Mick Raubenheimer interviews Halim El-Dabh:
*It seems to me that you experience music, and
music-making, on a spiritual level.. is this
accurate? What does music mean to you?
Yes, my music expressions are spiritual. I feel like
I’m connected to the universe when I compose. Music,
to me, is like self-realization. It gives me a
self-awareness, a way to know myself in a deeper
sense. It is a form of self-discovery, and keeps me
in touch with the various pulses and rhythms that
people experience in daily life.
*Your and Pops Mohammed’s performance on Friday
evening was very mutually sympathetic – had you
performed together previously?
No, we did not. We met for the first time on the same
day as the performance. We did meet briefly to
rehearse. There was an immediate connection in the
sense that I felt that I had known him before.

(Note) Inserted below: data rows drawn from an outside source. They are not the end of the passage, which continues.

int vstar_engine::stage_pixels(int B, const lp_t* clip_pix, const lp_t* owl_pix, unsigned flags, bool skip_owl, const lp_t** cpix,
                               const lp_t** opix) {
  const vstar_config& c = cfg;
// ... 119 lines not shown
      KCHK(rmsnorm_lp(sel_x, b.post_norm, sel_h, nsel, H, c.llm_rms_eps, nullptr, stream));
      RC(lin(sel_h, H, b.gate_up, sel_act, c.llm_mlp, nsel, VSTAR_EPI_SILU_MUL));
      RC(lin(sel_act, c.llm_mlp, b.down, sel_x, H, nsel, VSTAR_EPI_NONE, sel_x, H));
      break;
    }
    if (chain) {
      RC(lin8((const uint8_t*)latt, nullptr, b.o, b.o8, lx, H, rows, VSTAR_EPI_NONE, lx, H, nullptr, 0, 0, lmx, lmxx, lq8, lpart));
      KCHK(rms_rstd_partials(lpart, H / 64, rows, H, c.llm_rms_eps, lr, stream));
      RC(lin8(lq8, lr, b.gate_up, b.gate_up8f, lact, c.llm_mlp, rows, VSTAR_EPI_SILU_MUL, nullptr, 0, nullptr, 0, 0, lmxx, lmx));
      RC(lin8((const uint8_t*)lact, nullptr, b.down, b.down8, lx, H, rows, VSTAR_EPI_NONE, lx, H, nullptr, 0, 0, lmx, lmxx, lq8, lpart));
    } else if (mx) {
      RC(lin8((const uint8_t*)latt, nullptr, b.o, b.o8, lx, H, rows, VSTAR_EPI_NONE, lx, H, nullptr, 0, 0, lmx, nullptr));
      KCHK(rmsnorm_quant_fp8(lx, b.post_norm, lq8, lsa, rows, H, c.llm_rms_eps, stream));
      RC(lin8(lq8, lsa, b.gate_up, b.gate_up8, lact, c.llm_mlp, rows, VSTAR_EPI_SILU_MUL, nullptr, 0, nullptr, 0, 0, nullptr, lmx));
      RC(lin8((const uint8_t*)lact, nullptr, b.down, b.down8, lx, H, rows, VSTAR_EPI_NONE, lx, H, nullptr, 0, 0, lmx, nullptr));
    } else if (w8) {
      KCHK(quantize_rows_fp8(latt, H, lq8, H, lsa, rows, H, stream));
      RC(lin8(lq8, lsa, b.o, b.o8, lx, H, rows, VSTAR_EPI_NONE, lx, H));
      KCHK(rmsnorm_quant_fp8(lx, b.post_norm, lq8, lsa, rows, H, c.llm_rms_eps, stream));
      RC(lin8(lq8, lsa, b.gate_up, b.gate_up8, lact, c.llm_mlp, rows, VSTAR_EPI_SILU_MUL, nullptr, 0));
      KCHK(quantize_rows_fp8(lact, c.llm_mlp, lq8, c.llm_mlp, lsa, rows, c.llm_mlp, stream));
      RC(lin8(lq8, lsa, b.down, b.down8, lx, H, rows, VSTAR_EPI_NONE, lx, H));
    } else {
      if (fold) {
        next_sumsq = lpart; next_sumsq_ld = H / 64;
        RC(lin(latt, H, b.o, lx, H, M, VSTAR_EPI_NONE, lx, H));
        KCHK(rms_rstd_partials(lpart, H / 64, nrows, H, c.llm_rms_eps, lr, stream));
        next_row_scale = lr;
        RC(lin(lx, H, b.gate_up, lact, c.llm_mlp, M, VSTAR_EPI_SILU_MUL));
        next_sumsq = lpart; next_sumsq_ld = H / 64;
        RC(lin(lact, c.llm_mlp, b.down, lx, H, M, VSTAR_EPI_NONE, lx, H));
      } else {
        RC(lin(latt, H, b.o, lx, H, M, VSTAR_EPI_NONE, lx, H));
        KCHK(rmsnorm_lp(lx, b.post_norm, lh, nrows, H, c.llm_rms_eps, nullptr, stream));
        RC(lin(lh, H, b.gate_up, lact, c.llm_mlp, M, VSTAR_EPI_SILU_MUL));
        RC(lin(lact, c.llm_mlp, b.down, lx, H, M, VSTAR_EPI_NONE, lx, H));
      }
    }
  }
  return 0;
}

int vstar_engine::llm_heads(int nrec, int n_verify) {
  const vstar_config& c = cfg;
  const int H = c.llm_hidden;
  const int nsel = nrec * (1 + n_verify);
  KCHK(rmsnorm_lp(sel_x, final_norm, hsel, nsel, H, c.llm_rms_eps, nullptr, stream));
  if (n_verify > 0) {
    RC(lin(hsel + (size_t)nrec * H, H, lm_head, vlogits, c.llm_vocab, nrec * n_verify, VSTAR_EPI_NONE, nullptr, 0, true));
    KCHK(argmax_rows(vlogits, nrec * n_verify, c.llm_vocab, c.llm_vocab, d_argmax, 1, stream));
  }
  RC(lin(hsel, H, det0, fc_tmp, H, nrec, VSTAR_EPI_RELU));
  RC(lin(fc_tmp, H, det1, emb_det, det1.N, nrec));
  RC(lin(hsel, H, seg0, fc_tmp, H, nrec, VSTAR_EPI_RELU));
  RC(lin(fc_tmp, H, seg1, emb_seg, 256, nrec));
  return 0;
}

int vstar_engine::owl_heads_sam(const lp_t* opix, int Bimg, int nrec, int img_div) {
  RC(owl_features(opix, Bimg));
  return owl_finish(Bimg, nrec, img_div);
}

struct OwlJoinGuard {
  hipStream_t s2;
  bool armed;
  ~OwlJoinGuard() {
    if (!armed || !s2) return;
    hipStreamCaptureStatus st = hipStreamCaptureStatusNone;
    if (hipStreamIsCapturing(s2, &st) == hipSuccess && st != hipStreamCaptureStatusNone) return;
    (void)hipStreamSynchronize(s2);
  }
};

bool vstar_engine::fork_owl(const lp_t* opix, int Bimg, int* rc) {
  *rc = 0;
  const bool want = owl_overlap >= 0 ? owl_overlap != 0 : Bimg <= 8;
  if (!want || profile || !stream2) return false;
  if (hipEventRecord(ev_fork, stream) != hipSuccess || hipStreamWaitEvent(stream2, ev_fork, 0) != hipSuccess) {
    set_error("owl overlap: fork failed"); *rc = VSTAR_ERR_HIP; return false;
  }
  std::swap(stream, stream2);
  *rc = owl_features(opix, Bimg);
  std::swap(stream, stream2);
  if (*rc == 0 && hipEventRecord(ev_join, stream2) != hipSuccess) { set_error("owl overlap: join event failed"); *rc = VSTAR_ERR_HIP; }
  return true;
}

int vstar_engine::owl_features(const lp_t* opix, int Bimg) {
  const vstar_config& c = cfg;
  const int OH = c.owl_hidden, NP = owl.P, irow = Bimg * NP;
  RC(run_tower(owl, opix, Bimg));
  KCHK(layernorm_lp(owl.x, owl_post_g, owl_post_b, owl.h, Bimg * owl.N, OH, 1e-5f, nullptr, 0, stream));
  KCHK(owl_cls_mul(owl.h, owl_feats_pre, Bimg, owl.N, OH, stream));
  KCHK(layernorm_lp(owl_feats_pre, owl_ln_g, owl_ln_b, owl_feats, irow, OH, 1e-5f, nullptr, 0, stream));
  const int cld = cls_fused.N + 2;
  RC(lin(owl_feats, OH, cls_fused, cls_emb, cld, irow, VSTAR_EPI_NONE, nullptr, 0, true));
  RC(lin(owl_feats, OH, box0, box_t0, OH, irow, VSTAR_EPI_GELU));
  RC(lin(box_t0, OH, box1, box_t1, OH, irow, VSTAR_EPI_GELU));
  RC(lin(box_t1, OH, box2, box_raw, 4, irow, VSTAR_EPI_NONE, nullptr, 0, true));
  RC(lin(owl_feats, OH, vis_proj, s_src, 256, irow));
  return 0;
}

int vstar_engine::owl_finish(int Bimg, int nrec, int img_div) {
  const vstar_config& c = cfg;
  const int B = nrec;
  const int NP = owl.P, prow = nrec * NP;
  const int rstride = (int)(sizeof(vstar_result) / 4);
  float* res_f = (float*)d_results;
  const int cld = cls_fused.N + 2;
  (void)Bimg;
  KCHK(owl_class_logits(cls_emb, cld, c.owl_query_dim, emb_det, res_f + offsetof(vstar_result, pred_logits) / 4, rstride, nrec,
                        NP, stream, img_div));
  KCHK(owl_box_finish(box_raw, 4, res_f + offsetof(vstar_result, pred_boxes) / 4, rstride, nrec, owl.grid, stream, img_div));
  if (img_div <= 1) {
    KCHK(add_bcast(s_src, no_mask, s_keys, prow, 256, 1, stream));
  } else {
    KCHK(add_bcast_repeat(s_src, no_mask, s_keys, nrec, img_div, NP, 256, stream));
  }
  hipLaunchKernelGGL(sam_tokens_kernel, dim3((B * 6 * 256 + 255) / 256), dim3(256), 0, stream, iou_token, mask_tokens,
                     emb_seg, s_tok0, B);
  KCHK(hipGetLastError());
  const int T = 6, trow = B * T;
  HIPCHK(hipMemcpyAsync(s_q, s_tok0, (size_t)trow * 256 * 2, hipMemcpyDeviceToDevice, stream));
  for (int i = 0; i < 2; ++i) {
    SamLayer& Ly = sam_layers[i];
    if (i == 0) {
      RC(sam_attn(Ly.self_attn, s_q, T, s_q, s_q, T, B, s_ta, s_tb, s_tc, s_td, s_qpe, nullptr));
    } else {
      KCHK(add_bcast(s_q, s_tok0, s_mlp, trow, 256, trow, stream));
      RC(sam_attn(Ly.self_attn, s_mlp, T, s_mlp, s_q, T, B, s_ta, s_tb, s_tc, s_td, s_qpe, s_q));
    }
    KCHK(layernorm_lp(s_qpe, Ly.n1g, Ly.n1b, s_q, trow, 256, 1e-5f, nullptr, 0, stream));
    KCHK(add_bcast(s_q, s_tok0, s_qpe, trow, 256, trow, stream));
    KCHK(add_bcast(s_keys, dense_pe, s_kpe, prow, 256, NP, stream));
    RC(sam_attn(Ly.t2i, s_qpe, T, s_kpe, s_keys, NP, B, s_ta, s_ia, s_ib, s_td, s_tb, s_q));
    KCHK(layernorm_lp(s_tb, Ly.n2g, Ly.n2b, s_q, trow, 256, 1e-5f, nullptr, 0, stream));
    RC(lin(s_q, 256, Ly.lin1, s_mlp, Ly.lin1.N, trow, VSTAR_EPI_RELU));
    RC(lin(s_mlp, Ly.lin1.N, Ly.lin2, s_tb, 256, trow, VSTAR_EPI_NONE, s_q, 256));
    KCHK(layernorm_lp(s_tb, Ly.n3g, Ly.n3b, s_q, trow, 256, 1e-5f, nullptr, 0, stream));
    KCHK(add_bcast(s_q, s_tok0, s_qpe, trow, 256, trow, stream));
    RC(sam_attn(Ly.i2t, s_kpe, NP, s_qpe, s_q, T, B, s_ia, s_ta, s_tb, s_ib, s_ic, s_keys));
    KCHK(layernorm_lp(s_ic, Ly.n4g, Ly.n4b, s_keys, prow, 256, 1e-5f, nullptr, 0, stream));
  }
  KCHK(add_bcast(s_q, s_tok0, s_qpe, trow, 256, trow, stream));
  KCHK(add_bcast(s_keys, dense_pe, s_kpe, prow, 256, NP, stream));
  RC(sam_attn(sam_final, s_qpe, T, s_kpe, s_keys, NP, B, s_ta, s_ia, s_ib, s_td, s_tb, s_q));
  KCHK(layernorm_lp(s_tb, sam_nfg, sam_nfb, s_q, trow, 256, 1e-5f, nullptr, 0, stream));
  KCHK(gather_rows(s_q, d_tokidx, s_hyp_in, B, 256, stream));
  RC(lin(s_hyp_in, 256, hyp0, s_hyp_a, 256, B, VSTAR_EPI_RELU));
  RC(lin(s_hyp_a, 256, hyp1, s_hyp_b, 256, B, VSTAR_EPI_RELU));
  RC(lin(s_hyp_b, 256, hyp2, s_hyper, 32, B));
  KCHK(upsample2x_im2col3x3(s_keys, s_col1, B, 48, 48, 256, stream));
  RC(lin(s_col1, 2304, conv1, s_c1, 64, B * 96 * 96));
  KCHK(layernorm_lp(s_c1, ln2d_g, ln2d_b, s_c1n, B * 96 * 96, 64, 1e-6f, nullptr, 1, stream));
  KCHK(upsample2x_im2col3x3(s_c1n, s_col2, B, 96, 96, 64, stream));
  RC(lin(s_col2, 576, conv2, s_c2, 32, B * 192 * 192, VSTAR_EPI_GELU));
  KCHK(hyper_mask(s_hyper, s_c2, res_f + offsetof(vstar_result, lowres_mask) / 4, rstride, B, 192 * 192, 32, stream));
  return 0;
}

int vstar_engine::finish_records(int nrec, int n_verify, unsigned flags, vstar_result* out) {
  if (n_verify > 0) {
    HIPCHK(hipMemcpy2DAsync((char*)d_results + offsetof(vstar_result, tf_argmax), sizeof(vstar_result), d_argmax,
                            (size_t)n_verify * 4, (size_t)n_verify * 4, nrec, hipMemcpyDeviceToDevice, stream));
  }
  if (out) {
    HIPCHK(hipMemcpyAsync(out, d_results, sizeof(vstar_result) * nrec,
                          (flags & VSTAR_F_DEVICE_OUTPUT) ? hipMemcpyDeviceToDevice : hipMemcpyDeviceToHost, stream));
  }
  if (!(flags & VSTAR_F_NO_SYNC)) {
    HIPCHK(hipStreamSynchronize(stream));
    collect_profile();
  }
  return 0;
}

Working with him was so normal and natural, as though
we’ve always performed together, especially when he
asked me, in the middle of his own solo performance,
to come to the stage and read a poem and sing with
him. I was very impressed by his incredible diversity
in performing on a wide array of traditional African
instruments. I was also impressed by his dedication
to preserve African musical instruments as part of the
creative scene of contemporary music.
*What were your highlights of the festival?
I guess I have several. One is the huge energy that I
sensed when I arrived in Johannesburg. During the
festival I felt a new sense of energy that I had not
experienced before, coming from the collective
activities of the participants and audiences.
I was amazed by Dimitri Voudouris, that he not only
organized such an undertaking, but also that he’s a
fine creative composer as well.
My other highlight, of course, was collaborating with
Pops Mohamed and George Lewis, and getting to know
Pauline Oliveros, none of whom I had met before.
*How do you feel about music today, in terms of its
possibilities, compared to, say, fifty years ago?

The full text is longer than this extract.